Croissants & French baguette

Where can I find a great croissant and baguette. The kind of croissant that is crispy, flaky and super buttery, not that bready & tough, probably par cooked stuff. Also, a place where I can find a warm baguette right out of the oven. I am not a fan of hi-rise bakery because I think the bread is to hard and crusty. I have heard Sel de la Terre also has a bakery, but have not visited. Any suggestions???

  1. Click to Upload a photo (10 MB limit)
  1. Clear Flour in Brookline on Thorndike St. near Commonwealth Ave.

    1 Reply
    1. re: chuck s

      i am crazy about croissants and i love them super flaky and buttery. my fave so far is clear flour. i think canto 6 is pretty good too.

    2. Easy, best croissants in town head to Iggy's bakery on Fawcett Street near Fresh Pond. They are much fresher than the ones you will find in stores.

      For the best baguettes, I would say B&R in Framingham (also at some locals specialty stores) and as a second choice, I would say a Clear Flour baguette.

      PS: B&R is the baker who used to be with Sel de la Terre. He left and opened his own bakery about 2 years ago. Sel de la Terre's current bakery offering are nowhere as good.

      1. Clear Flour & B&R bake my preferred baguettes.

        1. I can't offer any croissant places but I agree with everyone that Clear Flour has the best bagguette in or around Boston.

          1 Reply
          1. re: adamgendreau

            They sell them at Savenors and the Wine and Cheese Cask too.

          2. Croissants are a tough one! If you ever have extra time on your hand, the croissant recipe in the "Baking with Julia" cookbook, is really good. I dont know of any places in Boston that have a perfect croissant, so I have tried my hand at making them. The recipe is really good with a lot of detailed explanations. Clearflour baguettes are good!

            1. A&J King in Salem has really good croissants and a decent baguette, if you're up for a road trip.

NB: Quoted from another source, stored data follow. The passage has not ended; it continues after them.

-struct EpiRow {
-  bool valid;
-  float rsc;
-  const float* resid_row;
-  const float* aux_row;
-  const uint16_t* mask_row;
-  const float* add_row;
-  float* o32_row;
-  float* o32i_row;
-  uint16_t* o16_row;
-  uint16_t* o16p_row;
-  float* pre_row;
-  uint16_t* dact_row;
-};
-
-__device__ __forceinline__ void ld16f(const float* p, float (&v)[16]) {
-#pragma unroll
-  for (int q = 0; q < 4; ++q) {
-    const float4 t4 = reinterpret_cast<const float4*>(p)[q];
-    v[4 * q] = t4.x; v[4 * q + 1] = t4.y; v[4 * q + 2] = t4.z; v[4 * q + 3] = t4.w;
-  }
-}
-
-template <bool FULL, bool SPLIT>
-__device__ __forceinline__ void epi_step(const GemmProblem& pr, const EpiRow& r, float (&v)[16], int n0, int fmt, int lane,
-                                         long long lo16) {
-  const int pN = pr.N;
-  const int act = pr.act;
-  const int ofmt = pr.out_fmt < 0 ? fmt : pr.out_fmt;
-  const bool vec = FULL ? pr.vec_ok != 0 : true;
-  const bool atomic = (pr.accumulate != 0) || (pr.ksplit > 1);
-  const bool mask_mul = FULL && pr.mask_mul != 0;
-  const float rsc = r.rsc;
-  if (FULL && r.pre_row != nullptr && r.valid) {
-    if (vec) {
-      st_global_256f(r.pre_row + n0, v[0], v[1], v[2], v[3], v[4], v[5], v[6], v[7]);
-      st_global_256f(r.pre_row + n0 + 8, v[8], v[9], v[10], v[11], v[12], v[13], v[14], v[15]);
-    } else {
-#pragma unroll
-      for (int q = 0; q < 4; ++q)
-        if (n0 + 4 * q < pN)
-          *reinterpret_cast<float4*>(r.pre_row + n0 + 4 * q) = make_float4(v[4 * q], v[4 * q + 1], v[4 * q + 2], v[4 * q + 3]);
-    }
-  }
-  if (FULL && act == ACT_GELU && r.dact_row != nullptr) {
-    float dg[16];
-#pragma unroll
-    for (int j = 0; j < 16; ++j) {
-      float gj;
-      gelu_erf_both(v[j], gj, dg[j]);
-      v[j] = gj * rsc;
-    }
-    if (r.valid) {
-      if (vec) {
-        uint32_t w8[8];
-#pragma unroll
-        for (int q = 0; q < 8; ++q) w8[q] = cvt16x2(dg[2 * q], dg[2 * q + 1], ofmt);
-        st_global_256(r.dact_row + n0, w8);
-      } else {
-#pragma unroll
-        for (int j = 0; j < 16; ++j)
-          if (n0 + j < pN) r.dact_row[n0 + j] = cvt16(dg[j], ofmt);
-      }
-    }
-  } else if (act == ACT_GELU) {
-#pragma unroll
-    for (int j = 0; j < 16; ++j) v[j] = gelu_erf(v[j]) * rsc;
-  } else if (act == ACT_RELU) {
-#pragma unroll
-    for (int j = 0; j < 16; ++j) v[j] = fmaxf(v[j], 0.f) * rsc;
-  } else if (act == ACT_QUICKGELU) {
-#pragma unroll
-    for (int j = 0; j < 16; ++j) v[j] = v[j] / (1.f + expf(-1.702f * v[j])) * rsc;
-  } else {
-#pragma unroll
-    for (int j = 0; j < 16; ++j) v[j] *= rsc;
-  }
-  if (vec) {
-    if (r.valid) {
-      if (r.resid_row != nullptr) {
-        float rv[16];
-        ld16f(r.resid_row + n0, rv);
-#pragma unroll
-        for (int j = 0; j < 16; ++j) v[j] += rv[j];
-      }
-      if (FULL && r.aux_row != nullptr) {
-        float av[16];
-        ld16f(r.aux_row + n0, av);
-        if (pr.aux_mode == 1) {
-#pragma unroll
-          for (int j = 0; j < 16; ++j) v[j] *= gelu_erf_grad(av[j]);
-        } else {
-#pragma unroll
-          for (int j = 0; j < 16; ++j) v[j] *= av[j];
-        }
-      }
-      if (FULL && r.mask_row != nullptr) {
-#pragma unroll
-        for (int q = 0; q < 2; ++q) {
-          const uint4 mk = reinterpret_cast<const uint4*>(r.mask_row + n0)[q];
-          const uint32_t w4[4] = {mk.x, mk.y, mk.z, mk.w};
-#pragma unroll
-          for (int e = 0; e < 4; ++e) {
-            if (mask_mul) {
-              v[8 * q + 2 * e] *= ld16((uint16_t)(w4[e] & 0xffff), fmt);
-              v[8 * q + 2 * e + 1] *= ld16((uint16_t)(w4[e] >> 16), fmt);
-            } else {
-              if (!pos16((uint16_t)(w4[e] & 0xffff))) v[8 * q + 2 * e] = 0.f;
-              if (!pos16((uint16_t)(w4[e] >> 16))) v[8 * q + 2 * e + 1] = 0.f;
-            }
-          }
-        }
-      }
-      if (r.o32_row != nullptr) {
-        if (FULL && atomic) {
-#pragma unroll
-          for (int q = 0; q < 4; ++q)
-            red_add_f32x4(r.o32_row + n0 + 4 * q, make_float4(v[4 * q], v[4 * q + 1], v[4 * q + 2], v[4 * q + 3]));
-        } else {
-          st_global_256f(r.o32_row + n0, v[0], v[1], v[2], v[3], v[4], v[5], v[6], v[7]);
-          st_global_256f(r.o32_row + n0 + 8, v[8], v[9], v[10], v[11], v[12], v[13], v[14], v[15]);
-        }
-      }
-      if ((FULL || SPLIT) && r.o32i_row != nullptr) {
-        st_global_256f(r.o32i_row + n0, v[0], v[1], v[2], v[3], v[4], v[5], v[6], v[7]);
-        st_global_256f(r.o32i_row + n0 + 8, v[8], v[9], v[10], v[11], v[12], v[13], v[14], v[15]);
-      }
-      if (r.o16_row != nullptr) {
-        uint32_t w8[8];
-#pragma unroll
-        for (int q = 0; q < 8; ++q) w8[q] = cvt16x2(v[2 * q], v[2 * q + 1], ofmt);
-        st_global_256(r.o16_row + n0, w8);
-        if constexpr (SPLIT) {
-#pragma unroll
-          for (int q = 0; q < 8; ++q) w8[q] = cvt16x2_lo(v[2 * q], v[2 * q + 1]);
-          st_global_256(r.o16_row + lo16 + n0, w8);
-        }
-      }
-      if (r.o16p_row != nullptr) {
-        float p[16];
-#pragma unroll
-        for (int j = 0; j < 16; ++j) p[j] = v[j];
-        if (r.add_row != nullptr) {
-          float av[16];
-          ld16f(r.add_row + n0, av);
-#pragma unroll
-          for (int j = 0; j < 16; ++j) p[j] += av[j];
-        }
-        uint32_t w8[8];
-#pragma unroll
-        for (int q = 0; q < 8; ++q) w8[q] = cvt16x2(p[2 * q], p[2 * q + 1], ofmt);
-        st_global_256(r.o16p_row + n0, w8);
-        if constexpr (SPLIT) {
-#pragma unroll
-          for (int q = 0; q < 8; ++q) w8[q] = cvt16x2_lo(p[2 * q], p[2 * q + 1]);
-          st_global_256(r.o16p_row + lo16 + n0, w8);
-        }
-      }
-    } else {
-#pragma unroll
-      for (int j = 0; j < 16; ++j) v[j] = 0.f;
-    }
-  } else if constexpr (FULL) {
-    const int cs32 = pr.cs32 > 1 ? pr.cs32 : 1;
-#pragma unroll
-    for (int j = 0; j < 16; ++j) {
-      const int n = n0 + j;
-      float x = v[j];
-      if (r.valid && n < pN) {
-        if (r.resid_row != nullptr) x += r.resid_row[n];
-        if (r.aux_row != nullptr) x *= (pr.aux_mode == 1) ? gelu_erf_grad(r.aux_row[n]) : r.aux_row[n];
-        if (r.mask_row != nullptr) {
-          if (mask_mul) x *= ld16(r.mask_row[n], fmt);
-          else if (!pos16(r.mask_row[n])) x = 0.f;
-        }
-        if (r.o32_row != nullptr) {
-          float* dst = r.o32_row + (size_t)n * cs32;
-          if (atomic) atomicAdd(dst, x);
-          else *dst = x;
-        }
-        if (r.o32i_row != nullptr) r.o32i_row[n] = x;
-        if (r.o16_row != nullptr) {
-          r.o16_row[n] = cvt16(x, ofmt);
-          if constexpr (SPLIT) r.o16_row[lo16 + n] = cvt16_lo(x);
-        }
-        if (r.o16p_row != nullptr) {
-          const float xp = x + (r.add_row ? r.add_row[n] : 0.f);
-          r.o16p_row[n] = cvt16(xp, ofmt);
-          if constexpr (SPLIT) r.o16p_row[lo16 + n] = cvt16_lo(xp);
-        }
-      } else {
-        x = 0.f;
-      }
-      v[j] = x;
-    }
-  }
-  if (FULL && pr.colsum != nullptr) {
-    const float sj = warp_colsum16(v, lane);
-    if (lane < 16 && n0 + lane < pN) atomicAdd(pr.colsum + n0 + lane, sj * pr.colsum_scale);
-  }
-}
 
 template <int CL, bool FULL, bool SPLIT, int BN>
 __device__ __forceinline__ void consumer_tiles(const GemmGroup& g, Ring& ring, float* epi_buf, int tile0, int tstep, int crank, int cw,
                                                int lane) {
   using Cfg = GemmCfg<CL>;
   const int tid = threadIdx.x & 127;
-  const int fr = 16 * (tid >> 5) + (lane >> 2);
-  const int fc = 2 * (lane & 3);
-  const int erow = tid & 63, ehalf = tid >> 6;
   float* ebuf = epi_buf + cw * 64 * Cfg::kEpiStride;
   const int fmt = g.fmt;
   float acc[BN / 2];
@@ -375,60 +30,7 @@
     if (tid == 0 && cw == 0) stamp(g.dbg, 4);
     first_tile = false;
 
-    const int pM = pr.M, pN = pr.N, rps_in = pr.rps_in;
-    const int m = ti.m_blk * GEMM_BM + cw * 64 + erow;
-    int b = 0, l = m;
-    if (rps_in > 0) {
-      b = m / rps_in;
-      l = m - b * rps_in;
-    }
-    const bool is_sep = (rps_in > 0) && (l == rps_in - 1);
-    EpiRow r;
-    r.valid = (m < pM) && !(pr.skip_sep && is_sep);
-    r.rsc = pr.alpha;
-    if (pr.row_scale != nullptr && m < pM) r.rsc *= pr.row_scale[b];
-    if (pr.zero_sep && is_sep) r.rsc = 0.f;
-    const size_t orow = (size_t)((rps_in > 0 ? b * pr.rps_out + l : m) + pr.row_off);
-    r.resid_row = pr.resid ? pr.resid + orow * pr.ld_resid : nullptr;
-    r.aux_row = (FULL && pr.aux32) ? pr.aux32 + orow * pr.ld_aux : nullptr;
-    r.mask_row = (FULL && pr.mask16) ? pr.mask16 + orow * pr.ld_mask : nullptr;
-    r.add_row = pr.addtab ? pr.addtab + (size_t)m * pr.ld_addtab : nullptr;
-    r.o32_row = pr.out32 ? pr.out32 + orow * pr.ld32 : nullptr;
-    r.o32i_row = ((FULL || SPLIT) && pr.out32_id) ? pr.out32_id + (size_t)m * pr.ld32_id : nullptr;
-    r.o16_row = pr.out16 ? pr.out16 + orow * pr.ld16 : nullptr;
-    r.o16p_row = pr.out16p ? pr.out16p + orow * pr.ld16 : nullptr;
-    r.pre_row = (FULL && pr.pre32) ? pr.pre32 + orow * pr.ld_pre : nullptr;
-    r.dact_row = (FULL && pr.dact16) ? pr.dact16 + orow * pr.ld_dact : nullptr;
-    const float* __restrict__ bias = (ti.split == 0) ? pr.bias : nullptr;
-    const int nt0 = ti.n_blk * BN;
-#pragma unroll 1
-    for (int cc = 0; cc < (BN + 31) / 32 && nt0 + cc * 32 < pN; ++cc) {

              1. For pastries:
                1) Iggy's (some of their best offerings: croissants, chocolate croissants, sticky buns, cranberry/nut loaves, etc.)
                2) Clear Flour (some of their best: scones, croissants)
                3) B&R

                For Bread:
                1) B&R ( some of their best: baguettes & levain loaves)
                2) Iggy's (some of their best: francese full loaves & ciabatta)
                3) Clear Flour (some of their best: baguettes)

                8 Replies
                1. re: kelly001

                  The Clear Flour baguettes are indeed fantastic, but I would also recommend their Rustic Italian loaves, especially as an adjunct to a soup- or stew-based dinner. And honestly, I often find myself going over there for a treat on a sunny day (there's a little neighborhood park across the street that I like to sit in with a magazine and my iPod for an hour or so) and passing up all of the pastries in favor of the plain French-style bread roll and a pat of Cabot butter. Simple pleasures.

                  As for pastries, when they have it, never pass up a chance to get the Bostok: an inch-thick slice of brioche, toasted and covered with a thick layer of almond frangipane. Could be my favorite thing to eat inside of 128.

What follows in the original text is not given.